Unless you can afford to purchase your dream property outright, an overseas mortgage is necessary for individuals who are looking to emigrate or rent abroad. There are a few different options when financing an overseas mortgage:

Remortgage your home

Depending on your situation and equity within your home, this can be the simplest option. This would enable you to raise funds in order to purchase the property outright. Whether this is the best option for you will depend on various factors. These include the amount of your existing mortgage which is paid off and your current credit rating. Additionally, it’s important to factor in interest rates of the mortgage payments also.

This option doesn’t come without risk however. It should only be considered if you have the ability to handle both your remortgage payments and the cost of maintenance for your new home. A mortgage broker will be able to determine your property affordability. Once this has been confirmed, then search around the market for the best remortgaging offers for your criteria.

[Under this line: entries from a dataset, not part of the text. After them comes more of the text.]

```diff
@@ -1000,8 +1004,10 @@
     FZ_STAMP(1);
     if (service) {
         if (has_tile && !(OGK_FZ & 2))
-            base_products_tile(t.dpanel, N, nt, nmv, t.xt, ((N + 3) >> 2) << 2,
-                               [&](const int st, const int k, const double v) { t.yb[st * N + k] = v; });
+            with_ks((N + 3) >> 2, [&](auto kc) {
+                base_products_tile<decltype(kc)::value>(t.dpanel, N, nt, nmv, t.xt,
+                    [&](const int st, const int k, const double v) { t.yb[st * N + k] = v; });
+            }, OGT_KS());
         FZ_STAMP(2);
         if (lane == 0) lds_flag_raise(&s_flag, 1);
         FZ_TRACE_OUT(a);
@@ -1077,8 +1083,10 @@
     FZ_STAMP(1);
     if (service) {
         if (has_tile)
-            base_products_tile(t.dpanel, N, nt, nmv, t.xt, ((N + 3) >> 2) << 2,
-                               [&](const int st, const int k, const double v) { t.yb[st * N + k] = v; });
+            with_ks((N + 3) >> 2, [&](auto kc) {
+                base_products_tile<decltype(kc)::value>(t.dpanel, N, nt, nmv, t.xt,
+                    [&](const int st, const int k, const double v) { t.yb[st * N + k] = v; });
+            }, OGT_KS());
         FZ_STAMP(2);
         if (lane == 0) lds_flag_raise(&s_flag, 1);
         FZ_TRACE_OUT(a);
@@ -1125,7 +1133,8 @@
     FZ_TRACE_OUT(a);
 }
 
-__device__ __forceinline__ void fz_tile_body(const ogk_args& a, const int bx, double* lds) {
+template <int KS>
+__device__ __forceinline__ void fz_tile_body_k(const ogk_args& a, const int bx, double* lds) {
     __shared__ int s_flags[3];
     FZ_TRACE_DECL(3);
     const int4 tile = OGT_FTILE[bx];
@@ -1134,7 +1143,6 @@
     const int N = rec.v[0], leaf = rec.v[2], row0 = rec.v[3];
     const bool diag = rec.v[6] & 1, generic = rec.v[6] & 2;
     const int dep0 = rec.v[7] >> 12, ndep = rec.v[7] & 0xfff;
-    const int KS = (N + 3) >> 2;
     const int tid = (int)threadIdx.x;
     const int wave = tid >> 6, lane = tid & 63, lk = lane >> 4, kk = lane & 15;
     double* xt = lds;
@@ -1148,17 +1156,21 @@
     const int k = nt * 16 + kk;
     const bool k_on = k < N;
     const double* bsrc = a.dfrag + a.dfrag_off[rec.v[5]] + (long)nt * KS * 64 + lane;
-    constexpr int CH = 10;
+    constexpr int PB = KS <= FZ_CHAIN_WHOLE ? KS : FZ_CHAIN_CH;
     const int prod_wave = SWEEP_WAVES - 1;
     const int term_wave = nct < SWEEP_WAVES - 1 ? SWEEP_WAVES - 2 : SWEEP_WAVES - 1;
     const bool diag_here = diag && nt >= ct0 && nt < ct0 + nct;
     const int diag_wave = nct < SWEEP_WAVES - 2 ? SWEEP_WAVES - 3 : -1;
     const bool col_wave = wave < nct;
-    double bv[CH];
+    double bpre[PB];
     if (col_wave || wave == prod_wave) {
 #pragma unroll
-        for (int u = 0; u < CH; ++u) bv[u] = (u < KS) ? bsrc[u * 64] : 0.0;
-    }
+        for (int u = 0; u < PB; ++u) bpre[u] = bsrc[u * 64];
+    }
+    const auto fetch = [&](const int ks, double& av, double& bv) {
+        av = xt[ks * 4 + lk];
+        bv = ks < PB ? bpre[ks] : bsrc[ks * 64];
+    };
     lds_barrier();
     FZ_STAMP(1);
     if (!col_wave) {
@@ -1174,22 +1186,7 @@
         if (wave == term_wave && lk == 0) tb[kk] = k_on ? OgGen::tail_one(slot, k, xbase, a.cvec) : 0.0;
         if (wave == term_wave && lane == 0) lds_flag_raise(&s_flags[1], 1);
         if (wave == prod_wave) {
-                v4f64 accb = {0.0, 0.0, 0.0, 0.0};
-            for (int ks0 = 0; ks0 < KS; ks0 += CH) {
-                double bn[CH];
-#pragma unroll
-                for (int u = 0; u < CH; ++u) {
-                    const int ks = ks0 + CH + u;
-                    bn[u] = (ks < KS) ? bsrc[ks * 64] : 0.0;
-                }
-#pragma unroll
-                for (int u = 0; u < CH; ++u) {
-                    const int ks = ks0 + u;
-                    if (ks < KS) accb = __builtin_amdgcn_mfma_f64_16x16x4f64(xt[ks * 4 + lk], bv[u], accb, 0, 0, 0);
-                }
-#pragma unroll
-                for (int u = 0; u < CH; ++u) bv[u] = bn[u];
-            }
+            const v4f64 accb = mfma_chain<KS>(fetch);
             if (lk == 0) yb[kk] = accb[0];
             FZ_STAMP(2);
             if (lane == 0) lds_flag_raise(&s_flags[0], 1);
@@ -1231,25 +1228,9 @@
         const XCol xa{a.x0, leaf + la, xa_b + xa_h};
         hit_v = OgGen::mv_operand(slot, la, xa, a.cvec);
     }
-    v4f64 acc = {0.0, 0.0, 0.0, 0.0};
-    for (int ks0 = 0; ks0 < KS; ks0 += CH) {
-        double bn[CH];
-#pragma unroll
-        for (int u = 0; u < CH; ++u) {
-            const int ks = ks0 + CH + u;
-            bn[u] = (ks < KS) ? bsrc[ks * 64] : 0.0;
-        }
-#pragma unroll
-        for (int u = 0; u < CH; ++u) {
-            const int ks = ks0 + u;
-            if (ks < KS) {
-                const double aop = (ks * 4 + lk == la) ? hit_v : xt[ks * 4 + lk];
-                acc = __builtin_amdgcn_mfma_f64_16x16x4f64(aop, bv[u], acc, 0, 0, 0);
-            }
-        }
-#pragma unroll
-        for (int u = 0; u < CH; ++u) bv[u] = bn[u];
-    }
+    const v4f64 acc = mfma_chain<KS>(fetch, [&](const int ks, const double v) {
+        return ks * 4 + lk == la ? hit_v : v;
+    });
     FZ_STAMP(2);
     lds_flag_wait(&s_flags[1]);
     lds_flag_wait(&s_flags[0]);
@@ -1288,6 +1269,10 @@
     }
     FZ_STAMP(4);
     FZ_TRACE_OUT(a);
+}
+__device__ __forceinline__ void fz_tile_body(const ogk_args& a, const int bx, double* lds) {
+    const int KS = (OGT_SLOT[OGT_FTILE[bx].x].v[0] + 3) >> 2;
+    with_ks(KS, [&](auto kc) { fz_tile_body_k<decltype(kc)::value>(a, bx, lds); }, OGT_KS());
 }
 
 #ifndef OGK_FUSED_ATTR
```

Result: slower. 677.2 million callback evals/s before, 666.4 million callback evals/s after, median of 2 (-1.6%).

Borrow from an overseas bank

It can be difficult to get an overseas mortgage, especially if you’re a foreigner. Additionally, if you were able to receive a mortgage, interest rates are likely to be higher compared to local residents. Private banks in the UK may also offer loans for property mortgages, but this is usually only offered to high net worth individuals. Therefore, generally speaking it’s necessary to arrange a mortgage with an overseas lender.

Using a specialist broker will give you tailored information suitable for your property criteria.

Before purchasing a property overseas, ensure you research the minimum deposit needed for a foreign mortgage. This can vary between each country so it should be taken into consideration. For instance, a deposit for a property in Europe post-brexit could be between 30-50% of the asking price depending on location.

It’s also worth noting that foreign banks and mortgage brokers are not covered by the Financial Conduct Authority or the Financial Ombudsman Service . Consequently, guarantees and protections for a property purchase will vary for each country.

Seller financing

Seller financing involves agreeing terms with the seller of the property to allow you to pay for it over an agreed time period. You won’t become the full owner until the amount is paid in full. You’ll also need to negotiate terms which work for both you and the seller. Usually the terms for these loans is 5 years, but you might be able to negotiate a shorter or longer timeframe with the seller.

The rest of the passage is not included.